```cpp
constexpr size_t kChainLdsMax = 160 * 1024 - 256;
bool loop_chain_fits(const LoopModel& m) { return chain_lds_bytes(m) <= kChainLdsMax; }
static void chain_lds_allow(size_t bytes) {
    if (bytes <= 64 * 1024) return;
    (void)hipFuncSetAttribute(reinterpret_cast<const void*>(k_loop_begin), hipFuncAttributeMaxDynamicSharedMemorySize, (int)kChainLdsMax);
    (void)hipFuncSetAttribute(reinterpret_cast<const void*>(k_loop_chain), hipFuncAttributeMaxDynamicSharedMemorySize, (int)kChainLdsMax);
    (void)hipFuncSetAttribute(reinterpret_cast<const void*>(k_loop_finish), hipFuncAttributeMaxDynamicSharedMemorySize, (int)kChainLdsMax);
    (void)hipFuncSetAttribute(reinterpret_cast<const void*>(k_loop_chain_central), hipFuncAttributeMaxDynamicSharedMemorySize, (int)kChainLdsMax);
}
void launch_loop_chain_central(const LoopModel& m, const double* state_in, double h, double* ctrl, const LoopFlags* flags, hipStream_t s) {
    if (m.P <= 0) return;
    chain_lds_allow(chain_lds_bytes(m));
    hipLaunchKernelGGL(k_loop_chain_central, dim3(2 * m.P), dim3(kWave), chain_lds_bytes(m), s, m, state_in, h, ctrl, flags);
}
void launch_loop_begin(const LoopModel& m, double* state0, double* paramVec, double* ctrl0, LoopFlags* flags, hipStream_t s, uint32_t* state_ready) {
    chain_lds_allow(chain_lds_bytes(m));
    hipLaunchKernelGGL(k_loop_begin, dim3(1), dim3(kWave), chain_lds_bytes(m), s, m, state0, paramVec, ctrl0, flags, state_ready);
}
void launch_loop_chain(const LoopModel& m, int mode, const double* state_in, double* state_out, const double* paramVec, const double* step, double increment,
                       double* ctrl, double* extra, const LoopFlags* flags, hipStream_t s, int part, uint32_t* start_signal) {
    const int B = mode == 0 ? 1 + m.P : 9;
    chain_lds_allow(chain_lds_bytes(m));
    hipLaunchKernelGGL(k_loop_chain, dim3(B), dim3(kWave), chain_lds_bytes(m), s, m, mode, state_in, state_out, paramVec, step, increment, ctrl, extra, flags,
                       mode == 1 ? part : 0, start_signal);
// ... 43 lines not shown
void launch_loop_lm_panels(const double* Hp, int P, double lambda, double alpha, double max_step, double* work, unsigned int epoch, double* step,
                           LoopFlags* flags, hipStream_t s) {
    const int nblocks = (2 * P + kPanel - 1) / kPanel;
    const int threads = ((P + 63) / 64) * 64;
    const size_t lds = kPanelLdsHead * sizeof(double) + ((size_t)P + 2) / 2 * sizeof(double) + sizeof(double) + (size_t)P * sizeof(double) + 64;
    hipLaunchKernelGGL(k_loop_lm_panels, dim3(nblocks), dim3(threads), lds, s, Hp, P, lambda, alpha, max_step, work, epoch, step, flags);
}
__global__ __launch_bounds__(64) void k_sync_signal(uint32_t* counter) {
    if (threadIdx.x == 0) dev_sync_signal(counter);
}
__global__ __launch_bounds__(64) void k_sync_wait(const uint32_t* counter, uint32_t target, int32_t* timed_out, int max_spins, const uint32_t* counter2, uint32_t target2,
                                                  uint32_t* pass_on, BatchStamp stamp) {
    if (threadIdx.x == 0) {
        dev_sync_wait(counter, target, timed_out, max_spins);
        if (counter2 != nullptr) dev_sync_wait(counter2, target2, timed_out);
        if (pass_on != nullptr) dev_sync_signal(pass_on);
        if (stamp.ticks != nullptr) *stamp.ticks += (unsigned long long)(wall_clock64() - *stamp.begin);
    }
}
__global__ __launch_bounds__(64) void k_stamp(long long* slot) {
    if (threadIdx.x == 0) *slot = wall_clock64();
}
void launch_stamp(long long* slot, hipStream_t s) { hipLaunchKernelGGL(k_stamp, dim3(1), dim3(64), 0, s, slot); }
void launch_sync_signal(uint32_t* counter, hipStream_t s) { hipLaunchKernelGGL(k_sync_signal, dim3(1), dim3(64), 0, s, counter); }
void launch_sync_wait(const uint32_t* counter, uint32_t target, int32_t* timed_out, hipStream_t s, int max_spins, const uint32_t* counter2, uint32_t target2,
                      uint32_t* pass_on, BatchStamp stamp) {
    hipLaunchKernelGGL(k_sync_wait, dim3(1), dim3(64), 0, s, counter, target, timed_out, max_spins, counter2, target2, pass_on, stamp);
}
void launch_loop_step_finish(int P, double max_step, double* step, LoopFlags* flags, hipStream_t s) {
    hipLaunchKernelGGL(k_loop_step_finish, dim3(1), dim3(64), 0, s, P, max_step, step, flags);
}
void launch_loop_finish(const LoopModel& m, const double* state_jac, const double* state_trial, double* state0, double* paramVec, const double* step,
                        const double* error0, const double* trial_errs, int trial_nsplit, int fixed_iters, double epsilon, IterResult* result, LoopFlags* flags,
                        double* ctrl0, int chain_next, hipStream_t s, uint32_t* state_ready, IterResult* result_slot) {
    chain_lds_allow(chain_lds_bytes(m));
    hipLaunchKernelGGL(k_loop_finish, dim3(1), dim3(kWave), chain_lds_bytes(m), s, m, state_jac, state_trial, state0, paramVec, step, error0, trial_errs,
                       trial_nsplit, fixed_iters, epsilon, result, flags, ctrl0, chain_next, state_ready, result_slot);
}

}
```

### dmsa_lidar_slam_amd/csrc/optimize_loop.cpp

```cpp
#include "dmsa_ctx.h"

int build_tables(dmsa_ctx* ctx, int B, const std::vector<double>& globs, hipStream_t stream) {
    if (stream == nullptr) stream = ctx->stream;
    if (stream == ctx->stream) CHK(ctx->tables.wait_owed(ctx->stream));
    ScopedTimer tm(ctx, T_TABLE);
    const int rows = ctx->rows;
    HIPCHK(ctx->d_tables.ensure((size_t)B * rows * 48));
    const int np = ctx->model == MODEL_WINDOW ? ctx->win.ctrl.n : ctx->key.frames.n;
    if (ctx->flags & DMSA_FLAG_POSE_TABLE_HOST) {
        ctx->h_tables.resize((size_t)B * rows * 12);
        auto build_range = [&](int b0, int b1) {
            PoseChain tmp;
            tmp.resize(np);
            for (int b = b0; b < b1; ++b) {
                for (int k = 0; k < np; ++k)
                    for (int c = 0; c < 3; ++c) {
                        tmp.glob_o[3 * k + c] = globs[((size_t)b * np + k) * 6 + c];
                        tmp.glob_t[3 * k + c] = globs[((size_t)b * np + k) * 6 + 3 + c];
                    }
                float* T = &ctx->h_tables[(size_t)b * rows * 12];
                if (ctx->model == MODEL_WINDOW)
                    window_dense_table(tmp, ctx->win.stamps, ctx->win.fh, ctx->win.traj_time, T);
                else
                    keyframe_table(tmp, T);
// ... 60 lines not shown
}

int transform_points(dmsa_ctx* ctx, int b) {
    const float4* table = ctx->d_tables.as<float4>() + (size_t)b * ctx->rows * 3;
    ctx->base_table = reinterpret_cast<const float*>(table);
    if (ctx->model == MODEL_KEYFRAMES)
        launch_transform_normals(ctx->d_local.as<float4>(), ctx->d_nlocal.as<float4>(), table, ctx->d_global.as<float4>(), ctx->d_nglobal.as<float4>(),
                                 ctx->n, ctx->stream);
    else
        launch_transform(ctx->d_local.as<float4>(), table, ctx->d_global.as<float4>(), ctx->n, ctx->stream);
    HIPCHK(hipGetLastError());
    return DMSA_OK;
}


int ensure_E(dmsa_ctx* ctx, int B) {
    const int a = num_extra_rows(ctx);
    ctx->extra_rows = a;
    const int64_t ld = (((int64_t)ctx->M + a) + 31) / 32 * 32;
    ctx->ldE = ld;
    HIPCHK(ctx->d_E.ensure((size_t)B * ld * 8));
    return DMSA_OK;
}
int upload_extra(dmsa_ctx* ctx, const std::vector<double>& extra, int B) {
    const int a = ctx->extra_rows;
    const size_t need = (size_t)a * B;
    double* slot = nullptr;
    HIPCHK(ctx->h_xpin.next(need, ctx->stream, &slot));
    std::memcpy(slot, extra.data(), need * sizeof(double));
    HIPCHK(hipMemcpy2DAsync(ctx->d_E.as<double>() + ctx->M, (size_t)ctx->ldE * 8, slot, (size_t)a * 8, (size_t)a * 8, (size_t)B, hipMemcpyHostToDevice,
                            ctx->stream));
    return DMSA_OK;
}
int run_residuals(dmsa_ctx* ctx, int B, const std::vector<double>* extra, const double* d_extra, const uint32_t* rot_same, const int2* row_range) {
    CHK(ensure_E(ctx, B));
    CHK(ctx->tables.wait_owed(ctx->stream));
    const int a = ctx->extra_rows;
    if (a > 0 && d_extra != nullptr)
        launch_loop_scatter_extra(d_extra, B, a, ctx->d_E.as<double>(), ctx->ldE, ctx->M, ctx->stream);
    if (a > 0 && extra != nullptr) CHK(upload_extra(ctx, *extra, B));
    if (!ctx->order_valid) {
        ctx->err = "residuals: no size-class order (build the Gaussians first)";
        return DMSA_ERR_INVALID;
    }
    {
        HIPCHK(ctx->d_tablesT.ensure((size_t)B * ctx->rows * 48));
        const bool two = ctx->dbg.serial_streams >= 2 && ctx->serial_counts.n_long > 0;
        const bool three = two && ctx->dbg.serial_streams >= 3;
        BatchStamp stamp;
        if (ctx->dbg.batch_stamps != 0 && two && ctx->tier_join.by_counter() && ctx->d_batch_clock.p != nullptr) {
            stamp.begin = reinterpret_cast<const long long*>(ctx->d_sync.as<uint32_t>() + SYNC_BATCH_BEGIN), stamp.ticks = ctx->d_batch_clock.as<unsigned long long>();
            ctx->batch_ticks_dirty = true;
        }
        ScopedTimer tm(ctx, T_RESIDUAL, stamp.ticks != nullptr);
        if (ctx->tablesT_batch != B) launch_transpose_tables(ctx->d_tables.as<float>(), ctx->rows, B, ctx->d_tablesT.as<float>(), ctx->stream);
        hipStream_t s_long = ctx->stream;
        hipStream_t s_mid = two ? ctx->stream2 : ctx->stream;
        hipStream_t s_small = three ? ctx->stream3 : s_mid;
        const int2* gauss_rows = row_range ? ctx->d_gauss_rows.as<int2>() : nullptr;
        uint32_t* fork_signal = ctx->tier_fork.kernel_signal(ctx->stream, s_mid);
        const bool dev_sync = fork_signal != nullptr;
        if (!dev_sync) {
            CHK(ctx->tier_fork.signal(ctx->stream, s_mid));
            CHK(ctx->tier_fork.wait(s_mid, ctx->stream));
            if (three) CHK(ctx->tier_fork.wait(s_small, ctx->stream));
        }
        LongSplit split_store;
        const LongSplit* split = nullptr;
        const bool split_auto = ctx->dbg.long_split == 1 && ctx->serial_counts.n_long <= 16 && B <= 32 && ctx->model == MODEL_WINDOW;
        if ((split_auto || ctx->dbg.long_split >= 2) && ctx->serial_counts.n_long > 0 && ctx->dbg.serial_tree != 0) {
            const SerialShape shp = serial_shape(B);
            const size_t items = (size_t)ctx->serial_counts.n_long * shp.nsub_long;
            split_store.helpers = 8;
            split_store.lead_gaussians = 16;
            split_store.min_members = ctx->dbg.long_split >= 2 ? ctx->dbg.long_split : 0;
            const size_t H = (size_t)split_store.helpers;
            if (items > ctx->long_split_items) {
                const size_t cap = items + items / 2 + 16;
                HIPCHK(ctx->d_long_split.ensure(cap * (8 + 48 * 4 + H * 16 * 12) + 64));
                HIPCHK(hipMemsetAsync(ctx->d_long_split.p, 0, ctx->d_long_split.cap, ctx->stream));
                ctx->long_split_items = cap;
            }
            const size_t cap = ctx->long_split_items;
            char* w = ctx->d_long_split.as<char>();
            split_store.partial = reinterpret_cast<double*>(w), w += cap * H * 16 * 8;
            split_store.means = reinterpret_cast<float*>(w), w += cap * 48 * 4;
            split_store.partial_key = reinterpret_cast<int*>(w), w += cap * H * 16 * 4;
            split_store.done = reinterpret_cast<uint32_t*>(w), w += cap * 4;
            split_store.ready = reinterpret_cast<uint32_t*>(w);
            split_store.timed_out = StreamDep::timed_out(ctx);
            ctx->long_split_epoch += 1;
            if (ctx->long_split_epoch == 0) ctx->long_split_epoch = 1;
            split_store.epoch = ctx->long_split_epoch;
            split = &split_store;
        }
        if (dev_sync) {
            launch_residuals_serial(ctx->d_memb_local.as<float4>(), ctx->d_seg_off.as<int32_t>(), ctx->d_info12.as<float>(), ctx->d_tablesT.as<float>(), B,
                                    ctx->d_order.as<uint32_t>(), ctx->serial_counts, ctx->d_E.as<double>(), ctx->ldE, s_long, s_mid, s_small, ctx->dbg.serial_tree,
                                    fork_signal, 1, rot_same, row_range, gauss_rows, split);
            CHK(ctx->tier_fork.wait(s_mid, ctx->stream));
            if (three) CHK(ctx->tier_fork.wait(s_small, ctx->stream));
            launch_residuals_serial(ctx->d_memb_local.as<float4>(), ctx->d_seg_off.as<int32_t>(), ctx->d_info12.as<float>(), ctx->d_tablesT.as<float>(), B,
                                    ctx->d_order.as<uint32_t>(), ctx->serial_counts, ctx->d_E.as<double>(), ctx->ldE, s_long, s_mid, s_small, ctx->dbg.serial_tree, nullptr, 6,
                                    rot_same, row_range, gauss_rows);
        } else {
            launch_residuals_serial(ctx->d_memb_local.as<float4>(), ctx->d_seg_off.as<int32_t>(), ctx->d_info12.as<float>(), ctx->d_tablesT.as<float>(), B,
                                    ctx->d_order.as<uint32_t>(), ctx->serial_counts, ctx->d_E.as<double>(), ctx->ldE, s_long, s_mid, s_small, ctx->dbg.serial_tree,
                                    nullptr, 7, rot_same, row_range, gauss_rows, split);
        }
        if (dev_sync) {
            CHK(ctx->tier_join.signal(s_mid, ctx->stream));
            if (three) CHK(ctx->tier_join.signal(s_small, ctx->stream));
            WaitCarry end;
            end.stamp = stamp;
            CHK(ctx->tier_join.wait(ctx->stream, s_mid, 0, &end));
        } else {
            if (three) {
                CHK(ctx->tier_join.signal(s_small, ctx->stream, 1));
                CHK(ctx->tier_join.wait(ctx->stream, s_small, 1));
            }
            CHK(ctx->tier_join.signal(s_mid, ctx->stream));
            CHK(ctx->tier_join.wait(ctx->stream, s_mid));
        }
    }
    ctx->E_is_jacobian = false;
    ctx->residual_launches += 1;
    ctx->residual_evals += B;
    ctx->residual_bytes += 16.0 * (double)ctx->Mm + 48.0 * ctx->M + (double)B * (48.0 * ctx->rows + 8.0 * ctx->M);
    ctx->residual_unit_bytes += (double)B * (16.0 * (double)ctx->Mm + 56.0 * ctx->M + 48.0 * ctx->rows);
    HIPCHK(hipGetLastError());
    return DMSA_OK;
}
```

Your assignment >>
Each line above that carries the string "threads" has to be returned.

Answer to the exercise >>
    const int threads = ((P + 63) / 64) * 64;
    hipLaunchKernelGGL(k_loop_lm_panels, dim3(nblocks), dim3(threads), lds, s, Hp, P, lambda, alpha, max_step, work, epoch, step, flags);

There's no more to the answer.